Marianthus microphyllus

Scientific classification
- Kingdom: Plantae
- Clade: Tracheophytes
- Clade: Angiosperms
- Clade: Eudicots
- Clade: Asterids
- Order: Apiales
- Family: Pittosporaceae
- Genus: Marianthus
- Species: M. microphyllus
- Binomial name: Marianthus microphyllus (Turcz.) Benth.
- Synonyms: Billardiera villosa (Turcz.) E.M.Benn.; Marianthus rhytidosporeus F.Muell.; Marianthus villosus (Turcz.) Benth.; Oncosporum microphyllum Turcz.; Oncosporum villosum Turcz.;

= Marianthus microphyllus =

- Genus: Marianthus
- Species: microphyllus
- Authority: (Turcz.) Benth.
- Synonyms: Billardiera villosa (Turcz.) E.M.Benn., Marianthus rhytidosporeus F.Muell., Marianthus villosus (Turcz.) Benth., Oncosporum microphyllum Turcz., Oncosporum villosum Turcz.

Species of plant native to Australia

Marianthus microphyllus is a species of flowering plant in the family Pittosporaceae and is endemic to the south of Western Australia. It is a small, erect, spreading shrub with clustered, funnel-shaped, stem-clasping leaves and deep blue to almost purple flowers that darken as they age, arranged singly in leaf axils.

==Description==
Marianthus microphyllus is an erect, spreading shrub with sharp, hairy side shoots. Its adult leaves are funnel-shaped, stem-clasping, mostly clustered, and up to 10 mm long. The flowers are borne singly in leaf axils, the sepals up to 3 mm long. The five petals are deep blue, up to 10 mm long and darken to almost purple as they age. Flowering mainly occurs from September to November and the fruit is a blue capsule 7–8 mm long that turns brown as it ages.

==Taxonomy==
This species was first formally described in 1855 by Nikolai Turczaninow who gave it the name Oncosporum microphyllum in the Bulletin de la Société Impériale des Naturalistes de Moscou from specimens collected by James Drummond. In 1863, George Bentham transferred the species to Marianthus as M. microphyllus in Flora Australiensis. The specific epithet (microphyllus) means "small-leaved".
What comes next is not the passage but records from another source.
# roymor1/OptimalStrategiesAgainstGenerativeAttacks

Measured on AMD Instinct MI355X. Metric: GIM episodes/sec (64x64x3, m=1 n=5 k=10), higher is better.
Workload: dtype f32

## Files before the change

### include/gim_hip.h

```cpp
#ifndef GIM_HIP_H
#define GIM_HIP_H

#include <stddef.h>
#include <stdint.h>

#ifdef __cplusplus
extern "C" {
#endif

#define GIM_OK 0
#define GIM_E_BADARG (-1)
#define GIM_E_LAUNCH (-2)

const char* gim_last_error(void);
int gim_version(void);

typedef struct {
    int32_t N, H, W, Cin, Cout, KH, ups;
    float pre_slope;
    int32_t pool, wfold, res_ups;
    int32_t tune_tile, tune_ksplit, tune_wgrad;
    int32_t out_zeroed;
    float post_slope;
    int32_t prec;
} gim_conv_shape;

int gim_conv2d_fold_weights(const float* w, float* f, int Cout, int Cin, int KH, void* stream);
typedef struct {
    const float* w;
    float* f;
    int32_t Cout, Cin, KH, reserved;
} gim_fold_job;
int gim_conv2d_fold_weights_batched(const gim_fold_job* jobs, const int32_t* tab, int n_blocks, void* stream);

int gim_conv2d_fwd(const float* x, const float* w, const float* bias, const float* sigma, const float* residual,
                   float* y, const gim_conv_shape* s, void* stream);

int gim_conv2d_dgrad(const float* dy, const float* w, const float* sigma, const float* mask_x, float* dx,
                     const gim_conv_shape* s, void* stream);

int gim_conv2d_dgrad_res(const float* dy, const float* w, const float* sigma, const float* mask_x, const float* res_half,
                         float res_scale, float* dx, const gim_conv_shape* s, void* stream);

int gim_conv2d_wgrad_slabs(const gim_conv_shape* s);
int gim_conv2d_wgrad(const float* dy, const float* x, float* slabs, float* bias_slabs, int n_slabs, const gim_conv_shape* s,
                     void* stream);

int gim_wgrad_finish(const float* slabs, const float* bias_slabs, int n_slabs, const float* w, const float* sigma,
                     const float* u, const float* v, float* dw, float* db, float* scratch, int Cout, int Cin, int KH,
                     int fold, float* acc_dw, float* acc_db, void* stream);

int gim_spectral_sigma(const float* w, float* u, float* v, float* sigma, float* u_out, float* v_out, float* scratch,
                       int Cout, int Cin, int KH, int training, void* stream);

typedef struct {
    const float* w;
    float* u;
    float* v;
    int64_t off_sigma, off_u, off_v, off_scratch;
    int32_t Cout, Cin, KH, reserved;
} gim_sn_job;
int gim_spectral_sigma_batched(const gim_sn_job* jobs, int n_jobs, const int32_t* tab_cols, int n_col_blocks,
                               const int32_t* tab_rows, int n_row_blocks, float* out_base, int training, void* stream);

int gim_conv2d_transpose_weights(const float* w, float* wt, int Cout, int Cin, int KF, void* stream);
int gim_conv2d_dgrad_t(const float* dy, const float* wt, const float* sigma, const float* mask_x, float* dx,
                       const gim_conv_shape* shape, void* stream);

int gim_conv2d_xfold_weights(const float* w, float* wx, int Cout, int Cin, int KH, int J, void* stream);
int gim_conv2d_dgrad_xfold(const float* dy, const float* wx, const float* sigma, const float* mask_x, float* dx,
                           const gim_conv_shape* shape, int J, void* stream);

int gim_pad_image(const float* x, float* xp, int N, int H, int W, int C, int pad, float slope, void* stream);
int gim_conv2d_pack_rows_weights(const float* w, float* wp, int Cout, int Cin, int KH, void* stream);
int gim_conv2d_fwd_rows(const float* xp, const float* wp, const float* bias, const float* sigma, const float* residual,
                        float* y, const gim_conv_shape* shape, void* stream);
int gim_conv2d_wgrad_rows_acc(const float* dy, const float* xp, float* acc, float* bias_acc, const gim_conv_shape* shape, void* stream);

int gim_conv2d_pack_subpixel_weights(const float* wf, float* wm, int Cout, int Cin, int KH, void* stream);
int gim_depth_to_space2(const float* y4, const float* bias, float* y, int N, int Hs, int Ws, int C, float post_slope, void* stream);

int gim_conv_launch_plan(const gim_conv_shape* shape, int kind, int32_t* out);

int gim_conv2d_wgrad_acc(const float* dy, const float* x, float* acc, float* bias_acc, const gim_conv_shape* shape, void* stream);

typedef struct {
    const float* src;
    const float* bias_src;
    const float* w;
    const float* sigma;
    const float* u;
    const float* v;
    float* tmp;
    float* partial;
    float* grad_w;
    float* grad_b;
    int32_t Cout, Cin, K, fold;
    int32_t n_chunks, exclusive;
} gim_wgrad_job;
int gim_wgrad_finish_batched(const gim_wgrad_job* jobs, int n_jobs, const int32_t* tab, int n_blocks, const int32_t* tab_sn,
                             int n_blocks_sn, void* stream);

int gim_colsum(const float* x, float* out, float* scratch, int64_t rows, int C, void* stream);

int gim_colsum_acc(const float* x, float* out, float* scratch, int64_t rows, int C, void* stream);
int gim_colsum2(const float* a, const float* b, float* out_a, float* out_b, int rows, int C, int accumulate, void* stream);

int gim_norm_fwd(const float* x, const float* scale, const float* shift, const float* residual, float* y, float* stats,
                 int N, int HW, int C, int mode, float eps, void* stream);
int gim_norm_fwd_act(const float* x, const float* scale, const float* shift, const float* residual, float* y, float* stats,
                     int N, int HW, int C, int mode, float eps, float post_slope, void* stream);
int gim_norm_bwd(const float* dy, const float* x, const float* scale, const float* stats, float* dx, float* dscale_nc,
                 float* dshift_nc, int N, int HW, int C, int mode, void* stream);

int gim_avgpool2_fwd(const float* x, float* y, int N, int H, int W, int C, void* stream);
int gim_avgpool2_fwd_act(const float* x, float* y, int N, int H, int W, int C, float in_slope, void* stream);
int gim_box2_fwd(const float* x, float* p, int N, int H, int W, int C, float slope, void* stream);
int gim_add_n(const float* a, const float* b, const float* c, const float* d, float* out, int64_t n, void* stream);
int gim_add_avgpool2_bwd(const float* g, const float* dy_pooled, float* out, int N, int H, int W, int C, void* stream);
int gim_avgpool2_bwd(const float* dy, float* dx, int N, int H, int W, int C, void* stream);
int gim_upsample2x_bwd(const float* dy_up, const float* mask_x, float slope, float* dx, int N, int H, int W, int C, void* stream);

int gim_maxpool_lrelu_fwd(const float* x, float* y, int32_t* idx, int N, int HW, int C, float slope, void* stream);
int gim_maxpool_lrelu_bwd(const float* dy, const float* y, const int32_t* idx, float* dx, int N, int HW, int C, float slope, void* stream);

int gim_attn_prob_fwd(const float* f, const float* g, float* P, int batch, int T, int K, void* stream);

int gim_bgemm(const float* A, const float* B, float* C, int batch, int M, int N, int K,
              int64_t sAb, int64_t sAi, int64_t sAk, int64_t sBb, int64_t sBk, int64_t sBj, void* stream);

typedef struct {
    const float* A;
    const float* B;
    float* C;
    const float* bias;
    int32_t M, N, K, ldc;
    int64_t sAi, sAk, sBk, sBj;
    int32_t flags, reserved;
} gim_gemm_job;
int gim_bgemm_grouped(const gim_gemm_job* jobs, const int32_t* tiles, int n_tiles, void* stream);
int gim_colsum_grouped(const gim_gemm_job* jobs, const int32_t* tiles, int n_tiles, void* stream);

int gim_softmax_dim1_fwd(const float* s, float* p, int B, int R, int Ccols, void* stream);
int gim_softmax_dim1_bwd(const float* dp, const float* p, float* ds, int B, int R, int Ccols, void* stream);

int gim_scale_add_fwd(const float* a, const float* x, const float* gamma, float* y, int64_t n, void* stream);
int gim_scale_add_fwd_act(const float* a, const float* x, const float* gamma, float* y, int64_t n, float post_slope, void* stream);
int gim_scale_add_bwd(const float* dy, const float* a, const float* gamma, float* da, float* dgamma, float* scratch,
                      int64_t n, void* stream);

int gim_tanh_fwd(const float* x, float* y, int64_t n, void* stream);
int gim_tanh_bwd(const float* dy, const float* y, float* dx, int64_t n, void* stream);

int gim_nchw_to_nhwc(const float* x, float* y, int N, int C, int HW, void* stream);
int gim_nhwc_to_nchw(const float* x, float* y, int N, int C, int HW, void* stream);

int gim_set_stats_fwd(const float* x, float* mean, float* std, int B, int t, int D, int64_t ld_mean, int64_t ld_std, void* stream);
int gim_set_stats_bwd(const float* x, const float* dmean, const float* dstd, float* dx, int B, int t, int D,
                      int64_t ld_dmean, int64_t ld_dstd, void* stream);

int gim_bce_logits_fwd(const float* x, float* loss, float target, int n, void* stream);
int gim_bce_logits_bwd(const float* dloss, const float* x, float* dx, float target, int n, void* stream);

int gim_sum_dim1(const float* x, float* y, int B, int t, int D, float scale, void* stream);
int gim_repeat_dim1(const float* x, float* y, int B, int t, int D, float scale, void* stream);
// ... 125 lines not shown
```

### optimalstrategiesagainstgenerativeattacks_amd/_lib.py

```python
import ctypes
import os
from ctypes import POINTER, c_float, c_int, c_int32, c_int64, c_uint64, c_void_p

_HERE = os.path.dirname(os.path.abspath(__file__))
LIB_PATH = os.environ.get("GIM_LIB_PATH") or os.path.join(_HERE, "csrc", "libgim_hip.so")


class GimConvShape(ctypes.Structure):
    _fields_ = [("N", c_int32), ("H", c_int32), ("W", c_int32), ("Cin", c_int32), ("Cout", c_int32),
                ("KH", c_int32), ("ups", c_int32), ("pre_slope", c_float),
                ("pool", c_int32), ("wfold", c_int32), ("res_ups", c_int32),
                ("tune_tile", c_int32), ("tune_ksplit", c_int32), ("tune_wgrad", c_int32),
                ("out_zeroed", c_int32), ("post_slope", c_float), ("prec", c_int32)]


class GimInferConv(ctypes.Structure):
    _fields_ = [("N", c_int32), ("H", c_int32), ("W", c_int32), ("Cin", c_int32), ("Cout", c_int32),
                ("KH", c_int32), ("stride", c_int32)]


P = c_void_p
SP = POINTER(GimConvShape)


class GimFoldJob(ctypes.Structure):
    _fields_ = [("w", P), ("f", P), ("Cout", c_int32), ("Cin", c_int32), ("KH", c_int32), ("reserved", c_int32)]


class GimSnJob(ctypes.Structure):
    _fields_ = [("w", P), ("u", P), ("v", P), ("off_sigma", c_int64), ("off_u", c_int64), ("off_v", c_int64), ("off_scratch", c_int64),
                ("Cout", c_int32), ("Cin", c_int32), ("KH", c_int32), ("reserved", c_int32)]


class GimWgradJob(ctypes.Structure):
    _fields_ = [("src", P), ("bias_src", P), ("w", P), ("sigma", P), ("u", P), ("v", P), ("tmp", P), ("partial", P),
                ("grad_w", P), ("grad_b", P), ("Cout", c_int32), ("Cin", c_int32), ("K", c_int32), ("fold", c_int32),
                ("n_chunks", c_int32), ("exclusive", c_int32)]


class GimGemmJob(ctypes.Structure):
    _fields_ = [("A", P), ("B", P), ("C", P), ("bias", P), ("M", c_int32), ("N", c_int32), ("K", c_int32), ("ldc", c_int32),
                ("sAi", c_int64), ("sAk", c_int64), ("sBk", c_int64), ("sBj", c_int64), ("flags", c_int32), ("reserved", c_int32)]
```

==Distribution and habitat==
Marianthus microphyllus grows in open mallee and dry woodland between Bremer Bay and Mount Maxwell and in the Frank Hann National Park in the Esperance Plains and Mallee bioregions of southern Western Australia.

==Conservation status==
This marianthus is listed as "not threatened" by the Government of Western Australia Department of Biodiversity, Conservation and Attractions.